What this task involves
Take the entries below and print only the lines from the one with "out = out.view(8" through the one with "if order is", exactly as they stand, both ends included.

Data excerpts
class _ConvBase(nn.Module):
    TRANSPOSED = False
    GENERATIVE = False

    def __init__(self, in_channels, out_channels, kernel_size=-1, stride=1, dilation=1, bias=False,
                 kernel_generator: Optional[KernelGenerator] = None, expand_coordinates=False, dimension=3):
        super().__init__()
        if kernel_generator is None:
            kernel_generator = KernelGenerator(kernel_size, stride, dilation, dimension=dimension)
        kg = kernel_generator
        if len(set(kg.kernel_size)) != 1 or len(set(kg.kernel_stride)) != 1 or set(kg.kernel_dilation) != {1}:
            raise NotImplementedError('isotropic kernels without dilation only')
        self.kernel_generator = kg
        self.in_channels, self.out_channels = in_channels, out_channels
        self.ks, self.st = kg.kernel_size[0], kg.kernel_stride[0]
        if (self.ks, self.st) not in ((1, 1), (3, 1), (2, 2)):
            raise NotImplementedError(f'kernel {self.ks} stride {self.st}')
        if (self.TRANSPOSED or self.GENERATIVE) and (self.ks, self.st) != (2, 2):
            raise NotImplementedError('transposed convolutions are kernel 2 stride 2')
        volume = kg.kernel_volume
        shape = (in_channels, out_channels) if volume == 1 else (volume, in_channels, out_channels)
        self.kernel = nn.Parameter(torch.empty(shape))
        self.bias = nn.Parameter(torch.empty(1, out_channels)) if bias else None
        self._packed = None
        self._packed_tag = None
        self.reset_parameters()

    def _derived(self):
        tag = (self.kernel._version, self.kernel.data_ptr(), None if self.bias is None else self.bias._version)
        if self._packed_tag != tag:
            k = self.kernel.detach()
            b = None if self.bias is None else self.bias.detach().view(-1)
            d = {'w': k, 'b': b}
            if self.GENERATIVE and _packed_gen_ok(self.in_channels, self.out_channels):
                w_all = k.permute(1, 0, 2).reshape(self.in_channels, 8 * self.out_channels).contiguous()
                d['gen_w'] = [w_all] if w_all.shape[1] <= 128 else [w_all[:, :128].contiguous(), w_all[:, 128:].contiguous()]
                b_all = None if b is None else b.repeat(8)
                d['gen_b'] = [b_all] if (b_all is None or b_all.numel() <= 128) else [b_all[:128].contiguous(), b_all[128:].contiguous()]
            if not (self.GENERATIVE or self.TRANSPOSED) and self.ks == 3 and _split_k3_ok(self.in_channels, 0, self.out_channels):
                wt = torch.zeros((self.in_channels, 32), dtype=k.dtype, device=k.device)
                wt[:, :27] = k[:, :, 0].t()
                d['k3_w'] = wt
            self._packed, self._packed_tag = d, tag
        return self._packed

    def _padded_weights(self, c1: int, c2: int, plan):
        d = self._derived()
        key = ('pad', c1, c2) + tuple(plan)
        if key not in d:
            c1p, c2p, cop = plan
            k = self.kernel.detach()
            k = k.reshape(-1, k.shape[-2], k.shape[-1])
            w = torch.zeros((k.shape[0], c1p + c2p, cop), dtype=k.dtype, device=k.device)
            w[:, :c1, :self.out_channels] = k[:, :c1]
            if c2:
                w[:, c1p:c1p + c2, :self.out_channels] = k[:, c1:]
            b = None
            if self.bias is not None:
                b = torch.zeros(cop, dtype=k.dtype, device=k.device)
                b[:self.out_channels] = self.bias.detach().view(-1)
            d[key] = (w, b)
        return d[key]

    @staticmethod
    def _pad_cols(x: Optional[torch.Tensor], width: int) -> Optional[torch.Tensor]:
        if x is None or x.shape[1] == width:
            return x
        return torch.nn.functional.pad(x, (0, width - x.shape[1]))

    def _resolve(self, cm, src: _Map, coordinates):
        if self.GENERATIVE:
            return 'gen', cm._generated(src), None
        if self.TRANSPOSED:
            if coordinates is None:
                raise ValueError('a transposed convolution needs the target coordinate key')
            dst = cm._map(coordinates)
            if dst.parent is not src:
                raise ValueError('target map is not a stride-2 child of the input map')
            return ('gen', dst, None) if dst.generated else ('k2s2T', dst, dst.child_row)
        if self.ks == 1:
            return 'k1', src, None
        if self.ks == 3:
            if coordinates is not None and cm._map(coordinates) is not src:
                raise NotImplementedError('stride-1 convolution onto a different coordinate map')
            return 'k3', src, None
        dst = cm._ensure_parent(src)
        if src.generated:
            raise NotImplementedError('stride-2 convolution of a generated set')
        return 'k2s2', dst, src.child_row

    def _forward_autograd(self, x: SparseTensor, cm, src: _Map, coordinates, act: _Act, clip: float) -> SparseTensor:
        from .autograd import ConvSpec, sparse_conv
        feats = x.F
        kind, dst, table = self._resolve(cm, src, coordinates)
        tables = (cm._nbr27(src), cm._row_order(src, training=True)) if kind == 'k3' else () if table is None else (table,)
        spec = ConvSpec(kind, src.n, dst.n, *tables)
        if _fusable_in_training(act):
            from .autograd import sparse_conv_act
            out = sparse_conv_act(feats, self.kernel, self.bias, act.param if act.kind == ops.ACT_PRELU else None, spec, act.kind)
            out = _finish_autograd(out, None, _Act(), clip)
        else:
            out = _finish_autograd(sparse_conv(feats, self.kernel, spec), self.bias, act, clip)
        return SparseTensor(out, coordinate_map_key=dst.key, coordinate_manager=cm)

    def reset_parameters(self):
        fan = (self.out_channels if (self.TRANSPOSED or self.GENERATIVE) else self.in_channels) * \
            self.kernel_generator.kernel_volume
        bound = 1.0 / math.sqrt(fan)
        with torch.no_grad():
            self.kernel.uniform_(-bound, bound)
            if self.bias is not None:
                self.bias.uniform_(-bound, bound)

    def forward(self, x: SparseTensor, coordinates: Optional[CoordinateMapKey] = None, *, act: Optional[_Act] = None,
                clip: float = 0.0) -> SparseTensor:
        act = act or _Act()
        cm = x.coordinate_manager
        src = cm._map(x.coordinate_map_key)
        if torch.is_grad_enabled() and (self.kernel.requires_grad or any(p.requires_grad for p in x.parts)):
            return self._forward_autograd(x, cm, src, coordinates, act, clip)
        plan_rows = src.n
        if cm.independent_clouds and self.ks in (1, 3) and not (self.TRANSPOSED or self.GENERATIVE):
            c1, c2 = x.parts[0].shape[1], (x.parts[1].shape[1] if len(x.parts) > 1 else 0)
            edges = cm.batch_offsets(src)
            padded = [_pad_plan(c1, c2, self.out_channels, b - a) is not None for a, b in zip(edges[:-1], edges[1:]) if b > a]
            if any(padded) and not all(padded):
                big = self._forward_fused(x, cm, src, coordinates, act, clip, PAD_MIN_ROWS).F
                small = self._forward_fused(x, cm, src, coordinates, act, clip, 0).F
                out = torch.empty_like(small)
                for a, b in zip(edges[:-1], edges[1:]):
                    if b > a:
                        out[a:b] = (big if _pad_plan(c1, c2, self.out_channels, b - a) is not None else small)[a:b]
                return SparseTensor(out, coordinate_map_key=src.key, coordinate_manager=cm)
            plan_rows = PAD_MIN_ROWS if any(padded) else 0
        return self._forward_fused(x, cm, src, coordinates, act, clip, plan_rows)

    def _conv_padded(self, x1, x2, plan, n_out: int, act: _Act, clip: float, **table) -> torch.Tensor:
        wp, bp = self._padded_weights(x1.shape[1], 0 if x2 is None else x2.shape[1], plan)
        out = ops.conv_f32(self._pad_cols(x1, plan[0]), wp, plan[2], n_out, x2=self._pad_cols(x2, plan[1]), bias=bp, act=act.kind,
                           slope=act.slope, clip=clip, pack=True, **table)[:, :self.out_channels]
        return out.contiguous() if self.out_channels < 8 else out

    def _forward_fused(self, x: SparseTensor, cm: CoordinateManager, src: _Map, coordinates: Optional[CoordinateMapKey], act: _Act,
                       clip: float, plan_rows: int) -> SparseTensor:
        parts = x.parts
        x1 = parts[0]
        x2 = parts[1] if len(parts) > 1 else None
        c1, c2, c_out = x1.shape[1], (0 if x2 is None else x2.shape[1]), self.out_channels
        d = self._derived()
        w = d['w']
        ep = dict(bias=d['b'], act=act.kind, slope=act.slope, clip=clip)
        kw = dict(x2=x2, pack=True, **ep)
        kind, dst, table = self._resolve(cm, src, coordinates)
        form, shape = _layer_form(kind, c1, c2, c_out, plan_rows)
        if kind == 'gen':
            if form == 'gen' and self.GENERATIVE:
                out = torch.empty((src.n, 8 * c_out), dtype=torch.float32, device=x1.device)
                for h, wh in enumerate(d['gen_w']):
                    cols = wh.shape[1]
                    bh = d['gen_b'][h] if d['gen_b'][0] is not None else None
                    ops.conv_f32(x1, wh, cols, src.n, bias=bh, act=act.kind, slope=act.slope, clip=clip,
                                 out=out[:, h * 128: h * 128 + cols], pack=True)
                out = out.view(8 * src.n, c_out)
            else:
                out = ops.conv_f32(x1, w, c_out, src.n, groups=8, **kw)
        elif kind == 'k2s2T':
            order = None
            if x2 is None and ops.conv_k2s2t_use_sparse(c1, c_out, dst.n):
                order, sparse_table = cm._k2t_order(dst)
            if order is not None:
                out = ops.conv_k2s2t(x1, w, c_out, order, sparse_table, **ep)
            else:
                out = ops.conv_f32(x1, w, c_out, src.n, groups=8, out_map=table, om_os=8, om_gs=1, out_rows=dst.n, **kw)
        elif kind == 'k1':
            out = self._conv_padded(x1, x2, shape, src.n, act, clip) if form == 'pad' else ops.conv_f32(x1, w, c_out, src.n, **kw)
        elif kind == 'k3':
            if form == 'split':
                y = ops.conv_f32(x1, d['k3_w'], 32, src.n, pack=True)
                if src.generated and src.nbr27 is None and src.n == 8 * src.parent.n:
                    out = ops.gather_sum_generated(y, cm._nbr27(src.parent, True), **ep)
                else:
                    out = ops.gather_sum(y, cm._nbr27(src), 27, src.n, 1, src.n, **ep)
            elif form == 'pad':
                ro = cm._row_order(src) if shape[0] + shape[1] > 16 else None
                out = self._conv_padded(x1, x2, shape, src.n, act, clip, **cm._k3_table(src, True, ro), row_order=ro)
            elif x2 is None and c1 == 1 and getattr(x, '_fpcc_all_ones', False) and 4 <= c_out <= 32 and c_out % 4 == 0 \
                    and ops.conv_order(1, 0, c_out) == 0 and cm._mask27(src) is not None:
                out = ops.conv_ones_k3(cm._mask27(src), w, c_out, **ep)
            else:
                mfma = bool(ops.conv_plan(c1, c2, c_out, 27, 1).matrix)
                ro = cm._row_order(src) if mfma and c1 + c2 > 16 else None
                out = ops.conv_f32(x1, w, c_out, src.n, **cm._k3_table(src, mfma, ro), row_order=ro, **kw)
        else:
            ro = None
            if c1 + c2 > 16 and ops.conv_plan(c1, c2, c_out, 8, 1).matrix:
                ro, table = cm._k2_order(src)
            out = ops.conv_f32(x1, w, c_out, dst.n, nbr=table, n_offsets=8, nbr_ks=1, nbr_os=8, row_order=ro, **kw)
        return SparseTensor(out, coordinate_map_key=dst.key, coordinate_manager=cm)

==

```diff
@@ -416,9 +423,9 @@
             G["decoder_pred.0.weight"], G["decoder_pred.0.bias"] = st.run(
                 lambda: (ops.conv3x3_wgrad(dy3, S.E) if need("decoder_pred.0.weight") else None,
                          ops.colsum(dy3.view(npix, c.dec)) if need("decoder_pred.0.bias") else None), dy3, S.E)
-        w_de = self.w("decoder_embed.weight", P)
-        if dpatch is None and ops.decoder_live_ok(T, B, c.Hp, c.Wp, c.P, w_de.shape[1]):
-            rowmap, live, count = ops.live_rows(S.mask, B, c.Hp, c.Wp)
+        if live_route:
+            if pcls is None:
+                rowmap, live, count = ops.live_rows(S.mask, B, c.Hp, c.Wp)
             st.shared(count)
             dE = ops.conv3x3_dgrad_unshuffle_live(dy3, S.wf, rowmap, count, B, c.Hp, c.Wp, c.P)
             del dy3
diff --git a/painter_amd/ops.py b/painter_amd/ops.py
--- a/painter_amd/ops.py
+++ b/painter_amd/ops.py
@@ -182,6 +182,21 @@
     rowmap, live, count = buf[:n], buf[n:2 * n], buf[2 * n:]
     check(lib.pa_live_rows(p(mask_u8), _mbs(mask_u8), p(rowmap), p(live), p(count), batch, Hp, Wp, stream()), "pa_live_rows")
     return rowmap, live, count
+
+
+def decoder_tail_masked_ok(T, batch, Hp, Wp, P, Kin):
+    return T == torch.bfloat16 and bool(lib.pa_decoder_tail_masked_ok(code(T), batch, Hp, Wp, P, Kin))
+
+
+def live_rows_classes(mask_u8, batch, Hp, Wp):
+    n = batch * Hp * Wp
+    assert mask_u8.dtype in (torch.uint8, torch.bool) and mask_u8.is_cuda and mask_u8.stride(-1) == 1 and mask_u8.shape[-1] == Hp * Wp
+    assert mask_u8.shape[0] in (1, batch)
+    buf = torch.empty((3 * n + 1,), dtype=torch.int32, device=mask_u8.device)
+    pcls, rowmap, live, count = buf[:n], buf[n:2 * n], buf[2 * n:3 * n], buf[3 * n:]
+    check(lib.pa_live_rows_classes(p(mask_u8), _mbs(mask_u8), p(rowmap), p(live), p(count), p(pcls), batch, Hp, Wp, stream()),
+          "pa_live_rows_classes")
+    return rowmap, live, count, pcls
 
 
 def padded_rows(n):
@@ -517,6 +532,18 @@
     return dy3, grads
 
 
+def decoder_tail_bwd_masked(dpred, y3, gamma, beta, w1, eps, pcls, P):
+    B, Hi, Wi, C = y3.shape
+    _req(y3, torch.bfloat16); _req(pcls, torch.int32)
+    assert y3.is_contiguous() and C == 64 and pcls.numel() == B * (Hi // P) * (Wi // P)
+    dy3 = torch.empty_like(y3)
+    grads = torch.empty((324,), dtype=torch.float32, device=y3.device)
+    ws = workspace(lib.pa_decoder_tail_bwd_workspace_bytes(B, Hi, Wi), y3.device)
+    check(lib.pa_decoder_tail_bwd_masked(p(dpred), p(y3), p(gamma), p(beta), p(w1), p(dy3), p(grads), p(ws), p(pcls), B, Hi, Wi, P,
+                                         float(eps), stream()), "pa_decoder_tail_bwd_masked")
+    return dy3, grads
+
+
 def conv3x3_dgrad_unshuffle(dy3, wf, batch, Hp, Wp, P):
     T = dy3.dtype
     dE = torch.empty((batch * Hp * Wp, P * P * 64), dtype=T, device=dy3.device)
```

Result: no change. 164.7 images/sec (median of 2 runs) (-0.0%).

...

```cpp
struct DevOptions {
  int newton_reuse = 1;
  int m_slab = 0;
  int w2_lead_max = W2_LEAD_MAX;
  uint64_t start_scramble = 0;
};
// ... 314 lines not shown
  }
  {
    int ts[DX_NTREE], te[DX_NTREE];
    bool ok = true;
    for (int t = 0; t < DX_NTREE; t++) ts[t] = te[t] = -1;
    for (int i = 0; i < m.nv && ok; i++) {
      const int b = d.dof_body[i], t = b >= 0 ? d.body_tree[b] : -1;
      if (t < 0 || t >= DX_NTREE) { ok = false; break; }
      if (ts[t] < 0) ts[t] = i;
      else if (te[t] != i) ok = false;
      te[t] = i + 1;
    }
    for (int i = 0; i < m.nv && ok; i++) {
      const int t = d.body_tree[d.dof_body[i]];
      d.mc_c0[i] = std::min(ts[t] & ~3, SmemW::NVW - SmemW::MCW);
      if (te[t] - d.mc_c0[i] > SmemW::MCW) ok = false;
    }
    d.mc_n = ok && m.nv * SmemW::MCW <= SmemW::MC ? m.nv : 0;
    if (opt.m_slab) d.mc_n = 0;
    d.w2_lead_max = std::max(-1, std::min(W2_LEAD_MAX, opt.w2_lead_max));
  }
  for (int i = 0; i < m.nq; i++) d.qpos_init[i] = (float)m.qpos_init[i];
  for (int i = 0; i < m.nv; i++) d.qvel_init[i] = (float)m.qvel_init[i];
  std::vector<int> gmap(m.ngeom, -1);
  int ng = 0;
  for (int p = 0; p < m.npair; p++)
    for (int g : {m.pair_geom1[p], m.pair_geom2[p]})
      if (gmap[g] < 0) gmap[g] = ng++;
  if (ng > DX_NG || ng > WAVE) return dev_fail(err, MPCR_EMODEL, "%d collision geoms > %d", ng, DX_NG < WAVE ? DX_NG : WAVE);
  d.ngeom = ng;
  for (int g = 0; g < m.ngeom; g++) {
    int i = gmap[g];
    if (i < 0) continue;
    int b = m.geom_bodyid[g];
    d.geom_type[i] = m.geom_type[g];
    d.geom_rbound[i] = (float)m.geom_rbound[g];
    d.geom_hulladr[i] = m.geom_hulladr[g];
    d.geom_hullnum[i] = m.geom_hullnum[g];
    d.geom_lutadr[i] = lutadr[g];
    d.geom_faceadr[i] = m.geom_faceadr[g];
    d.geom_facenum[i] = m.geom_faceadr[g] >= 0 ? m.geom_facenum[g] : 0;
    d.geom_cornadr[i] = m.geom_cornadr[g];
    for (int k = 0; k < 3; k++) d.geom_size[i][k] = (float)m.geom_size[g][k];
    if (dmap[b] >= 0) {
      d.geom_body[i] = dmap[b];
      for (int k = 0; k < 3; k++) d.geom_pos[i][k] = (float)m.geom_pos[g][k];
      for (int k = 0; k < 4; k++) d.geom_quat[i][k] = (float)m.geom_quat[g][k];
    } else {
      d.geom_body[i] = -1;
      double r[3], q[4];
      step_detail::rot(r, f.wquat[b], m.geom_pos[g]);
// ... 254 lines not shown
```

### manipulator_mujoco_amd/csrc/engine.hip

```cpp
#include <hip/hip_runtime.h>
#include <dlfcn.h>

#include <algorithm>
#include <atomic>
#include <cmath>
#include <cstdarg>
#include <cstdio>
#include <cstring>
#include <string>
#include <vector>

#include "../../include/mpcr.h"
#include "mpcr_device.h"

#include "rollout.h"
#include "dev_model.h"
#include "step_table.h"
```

Exercise answer
                out = out.view(8 * src.n, c_out)
            else:
                out = ops.conv_f32(x1, w, c_out, src.n, groups=8, **kw)
        elif kind == 'k2s2T':
            order = None
            if x2 is None and ops.conv_k2s2t_use_sparse(c1, c_out, dst.n):
                order, sparse_table = cm._k2t_order(dst)
            if order is not None:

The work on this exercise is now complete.